REQUIRED ACTION
Output only the lines of the entries that follow, starting at the one with "std::vector<size_t> in_base;" and running down to the one with "J.nblk = (J.tsteps", both included and unchanged.

[Items from a dataset]
==================================================

static size_t side_bound_bytes(size_t n, size_t dim, size_t E) {
    E = std::max<size_t>(E, 1);
    return n * dim * 8 + n * sizeof(PgmNode2) + 3 * (n + 1) * 4 + E * 28 + 8 * (size_t)PGM_OV_REC * PGM_OV_ENT + 16 * 16;
}
static size_t model_bound_bytes(size_t dim) { return (dim * dim + dim) * 8 + 64; }

static const pgm_site_ref *site_ref_of(const pgm_site_ref *r, uint32_t i) { return (r && r[i].dev_sites) ? &r[i] : nullptr; }
static bool job_is_two_chains(const pgm_graph *a, const pgm_graph *c) {
    return a && c && a->n >= 2 && c->n >= 2 && a->e_rowptr && c->e_rowptr && a->e_col && c->e_col && a->e_val && c->e_val && graph_is_chain(a) && graph_is_chain(c);
}

struct BatchPrologue {
    uint32_t batch_dp = 4u;
    double longest_crit_chain = 0.0;
    uint32_t promote_bands = 0xffffffffu;
};
static BatchPrologue plan_batch_prologue(const std::vector<PgmJob> &jobs, uint32_t cus) {
    BatchPrologue P;
    uint32_t batch_dim = 0;
    double crit_load = 0.0;
    for (const PgmJob &J : jobs) {
        batch_dim = std::max(batch_dim, J.dim);
        P.longest_crit_chain = std::max(P.longest_crit_chain, ((double)(row_bands(J.n1) - 1) * kLagCritEst + (double)(J.n2 - 1 + 63)) * kTauCrit);
        if (!J.lean) crit_load += (double)row_bands(J.n1) * (double)(J.n2 - 1 + 63) * kTauCrit;
    }
    P.batch_dp = alphabet_tier(batch_dim);
    if (crit_load <= 1.25 * (double)cus * P.longest_crit_chain) P.promote_bands = 8u;
    return P;
}

struct BatchSizes {
    BatchPrologue pro;
    BatchLayout L;
    std::vector<JobOff> off;
    std::vector<size_t> in_base;
    uint32_t maxdim = 0, maxnb = 0, maxn = 0, maxnblk = 0;
    uint64_t cells = 0;
};
static int plan_sizes(uint32_t njobs, const pgm_graph *const *g1, const pgm_graph *const *g2, const pgm_model *const *model, const pgm_scores *scores,
                      uint32_t flags, const pgm_site_ref *res1, const pgm_site_ref *res2, const std::vector<char> &two_chains, uint32_t cus,
                      std::vector<PgmJob> &jobs, BatchSizes &Z) {
    auto side_bound = [](const pgm_graph *g, const pgm_site_ref *res) -> size_t {
        const size_t n = g->n;
        size_t E = (size_t)std::max(0, g->e_rowptr ? g->e_rowptr[n] : 0);
        if (g->r_rowptr) E += (size_t)std::max(0, g->r_rowptr[n]);
        const size_t full = side_bound_bytes(n, g->dim, E);
        return (res && res->dev_sites) ? full - n * g->dim * 8 + n * 4 + 16 : full;
    };
    jobs.resize(njobs);
    Z.off.resize(njobs);
    Z.in_base.assign(njobs + 1, 0);
    for (uint32_t i = 0; i < njobs; ++i) {
        const pgm_graph *a = g1[i], *c = g2[i];
        if (!a || !c || !model[i] || a->dim != c->dim || a->dim == 0 || a->dim > PGM_MAX_DIM || a->n < 2 || c->n < 2 || !model[i]->M || !model[i]->pi ||
            (!a->sites && !site_ref_of(res1, i)) || !a->e_rowptr || (!c->sites && !site_ref_of(res2, i)) || !c->e_rowptr)
            return (int)i;
        PgmJob &J = jobs[i];
        memset(&J, 0, sizeof J);
        J.n1 = a->n; J.n2 = c->n; J.dim = a->dim;
        J.ncol = c->n - 1;
        J.tsteps = J.ncol + 63;
        constexpr uint32_t lean_rshift = 1u;
        J.lean = (two_chains[i] && ((uint64_t)J.tsteps * 1024u << lean_rshift) < (1ull << 30)) ? 1u : 0u;
        J.rshift = J.lean ? lean_rshift : 0u;
        J.nb = (a->n - 1 + (PGM_ROWS << J.rshift) - 1) / (PGM_ROWS << J.rshift);
        J.nblk = (J.tsteps + PGM_BLOCK - 1) / PGM_BLOCK;
        J.maxn = std::max(a->n, c->n);
        J.sc = scores[i];
        J.keep_cells = (!J.lean || (flags & PGM_BATCH_KEEP_MATRICES)) ? 1u : 0u;
        Z.maxnblk = std::max(Z.maxnblk, J.nblk);
        Z.maxn = std::max(Z.maxn, J.maxn);
        Z.maxdim = std::max(Z.maxdim, a->dim);
        Z.maxnb = std::max(Z.maxnb, J.nb << J.rshift);
        Z.cells += (uint64_t)(a->n - 2) * (c->n - 2);
        Z.in_base[i + 1] = Z.in_base[i] + side_bound(a, site_ref_of(res1, i)) + side_bound(c, site_ref_of(res2, i)) + model_bound_bytes(a->dim);
    }
    Z.pro = plan_batch_prologue(jobs, cus);
    for (uint32_t i = 0; i < njobs; ++i) {
        PgmJob &J = jobs[i];
        J.dp = Z.pro.batch_dp;
        layout_job(Z.L, J.n1, J.n2, J.dp, J.rshift, J.lean != 0, J.keep_cells != 0, Z.off[i]);
    }
    return -1;
}

static bool plan_job_sweep(PgmJob &J, uint8_t *base, SideOff &s1, SideOff &s2, const BatchPrologue &P) {
    J.has_extras = (s1.nodes_with_extras + s2.nodes_with_extras) > 0 ? 1u : 0u;
    if (J.lean && J.has_extras) return false;
    uint32_t hD = 16, hDX = 4;
    while (hD < s1.maxd_kf8 + s2.maxd_kf8 + (uint32_t)PGM_BLOCK) hD *= 2;
    while (hDX < s2.maxd_kf8 + 1) hDX *= 2;
    auto slot_head = [&](bool mode2) { return 2u * hD * (64u + PGM_VL) * 4u + hDX * 64u * 4u + PGM_NRING * (mode2 ? 80u : 48u); };
    const uint32_t nb_job = row_bands(J.n1);
    const bool allow_long = (uint64_t)J.nb * J.tsteps * 1024u < (1ull << 32);
    const bool has_long = (s1.has_long | s2.has_long) != 0 && allow_long;
    const double far_density = 0.5 * ((double)s1.cp[J.n1] / J.n1 + (double)s2.cp[J.n2] / J.n2);
    const double chain_wide = ((double)(nb_job - 1) * kLagWideEst + (double)(J.n2 - 1 + 63)) * (0.7 + 10.0 * far_density);
    const bool fits_wide = slot_head(false) <= kWideSlot && chain_wide <= 0.9 * P.longest_crit_chain;
    J.mode2 = (J.has_extras && ((hD >= kMode2MinHd && !fits_wide) || nb_job >= kMode2MinBands || nb_job >= P.promote_bands || has_long)) ? 1u : 0u;
    const bool mode2 = J.mode2 != 0;
    if (mode2) {
        while (hD < s1.maxd_cap + s2.maxd_cap + (uint32_t)PGM_BLOCK) hD *= 2;
        while (hDX < s2.maxd_cap + 1) hDX *= 2;
    }
    const uint32_t aux_bytes = mode2 ? (uint32_t)PGM_AUX_BYTES : 0u;
    finalize_side(base, J.n1, s1, 0, mode2, allow_long, false);
    finalize_side(base, J.n2, s2, 1, mode2, allow_long, slot_head(mode2) + aux_bytes + kOvBytes <= (uint32_t)PGM_POOL);
    J.nov2 = mode2 ? s2.nov : 0u;
    J.has_far = (s1.far_nodes + s2.far_nodes) > 0 ? 1u : 0u;
    J.long1 = (mode2 && s1.remote) ? 1u : 0u;
    J.long2 = (mode2 && s2.remote) ? 1u : 0u;
    const bool c3 = mode2 && !J.long1 && !J.long2 && J.nov2 == 0 && s1.ngeneric + s2.ngeneric == 0 && s1.nkill + s2.nkill == 0 &&
                    slot_head(true) + aux_bytes + kC3Bytes <= (uint32_t)PGM_POOL;
    if (c3 && hDX < 8u) hDX = 8u;
    J.hD = hD; J.hDX = hDX;
    J.slot_bytes = slot_head(mode2);
    J.aux_off = J.slot_bytes;
    J.slot_bytes += aux_bytes;
    J.ov_off = J.slot_bytes;
    if (J.nov2) J.slot_bytes += kOvBytes;
    J.rh_off = J.slot_bytes;
    if (J.long1 | J.long2) J.slot_bytes += 3u * 32u * 64u * 4u;
    J.c3_off = J.slot_bytes;
    J.crit3 = (c3 && J.slot_bytes + kC3Bytes <= (uint32_t)PGM_POOL) ? 1u : 0u;
    if (J.crit3) J.slot_bytes += kC3Bytes;
    J.far_slack = std::max(1u, std::min(4u, std::min(s1.far_dmin, s2.far_dmin)));
    J.nslots = mode2 ? 1u : std::max(1u, std::min((uint32_t)PGM_WAVES, (uint32_t)PGM_POOL / J.slot_bytes));
    if (J.lean) J.nslots = PGM_WAVES;
    return true;
}

static bool plan_flatten_job(uint8_t *base, size_t lo, size_t hi, const pgm_graph *a, const pgm_graph *c, const pgm_model *m,
                             const pgm_site_ref *r1, const pgm_site_ref *r2, const BatchPrologue &P, PgmJob &J, JobOff &o) {
    Arena A;
    A.base = base; A.off = lo; A.end = hi;
    if (flatten_side(a, J.sc, A, o.s1, r1) != PGM_OK || flatten_side(c, J.sc, A, o.s2, r2) != PGM_OK) return false;
    if (!plan_job_sweep(J, base, o.s1, o.s2, P)) return false;
    o.M = A.put(m->M, sizeof(double) * J.dim * J.dim);
    o.pi = A.put(m->pi, sizeof(double) * J.dim);
    return !A.overflow;
}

==================================================

ANSWER
    std::vector<size_t> in_base;
    uint32_t maxdim = 0, maxnb = 0, maxn = 0, maxnblk = 0;
    uint64_t cells = 0;
};
static int plan_sizes(uint32_t njobs, const pgm_graph *const *g1, const pgm_graph *const *g2, const pgm_model *const *model, const pgm_scores *scores,
                      uint32_t flags, const pgm_site_ref *res1, const pgm_site_ref *res2, const std::vector<char> &two_chains, uint32_t cus,
                      std::vector<PgmJob> &jobs, BatchSizes &Z) {
    auto side_bound = [](const pgm_graph *g, const pgm_site_ref *res) -> size_t {
        const size_t n = g->n;
        size_t E = (size_t)std::max(0, g->e_rowptr ? g->e_rowptr[n] : 0);
        if (g->r_rowptr) E += (size_t)std::max(0, g->r_rowptr[n]);
        const size_t full = side_bound_bytes(n, g->dim, E);
        return (res && res->dev_sites) ? full - n * g->dim * 8 + n * 4 + 16 : full;
    };
    jobs.resize(njobs);
    Z.off.resize(njobs);
    Z.in_base.assign(njobs + 1, 0);
    for (uint32_t i = 0; i < njobs; ++i) {
        const pgm_graph *a = g1[i], *c = g2[i];
        if (!a || !c || !model[i] || a->dim != c->dim || a->dim == 0 || a->dim > PGM_MAX_DIM || a->n < 2 || c->n < 2 || !model[i]->M || !model[i]->pi ||
            (!a->sites && !site_ref_of(res1, i)) || !a->e_rowptr || (!c->sites && !site_ref_of(res2, i)) || !c->e_rowptr)
            return (int)i;
        PgmJob &J = jobs[i];
        memset(&J, 0, sizeof J);
        J.n1 = a->n; J.n2 = c->n; J.dim = a->dim;
        J.ncol = c->n - 1;
        J.tsteps = J.ncol + 63;
        constexpr uint32_t lean_rshift = 1u;
        J.lean = (two_chains[i] && ((uint64_t)J.tsteps * 1024u << lean_rshift) < (1ull << 30)) ? 1u : 0u;
        J.rshift = J.lean ? lean_rshift : 0u;
        J.nb = (a->n - 1 + (PGM_ROWS << J.rshift) - 1) / (PGM_ROWS << J.rshift);
        J.nblk = (J.tsteps + PGM_BLOCK - 1) / PGM_BLOCK;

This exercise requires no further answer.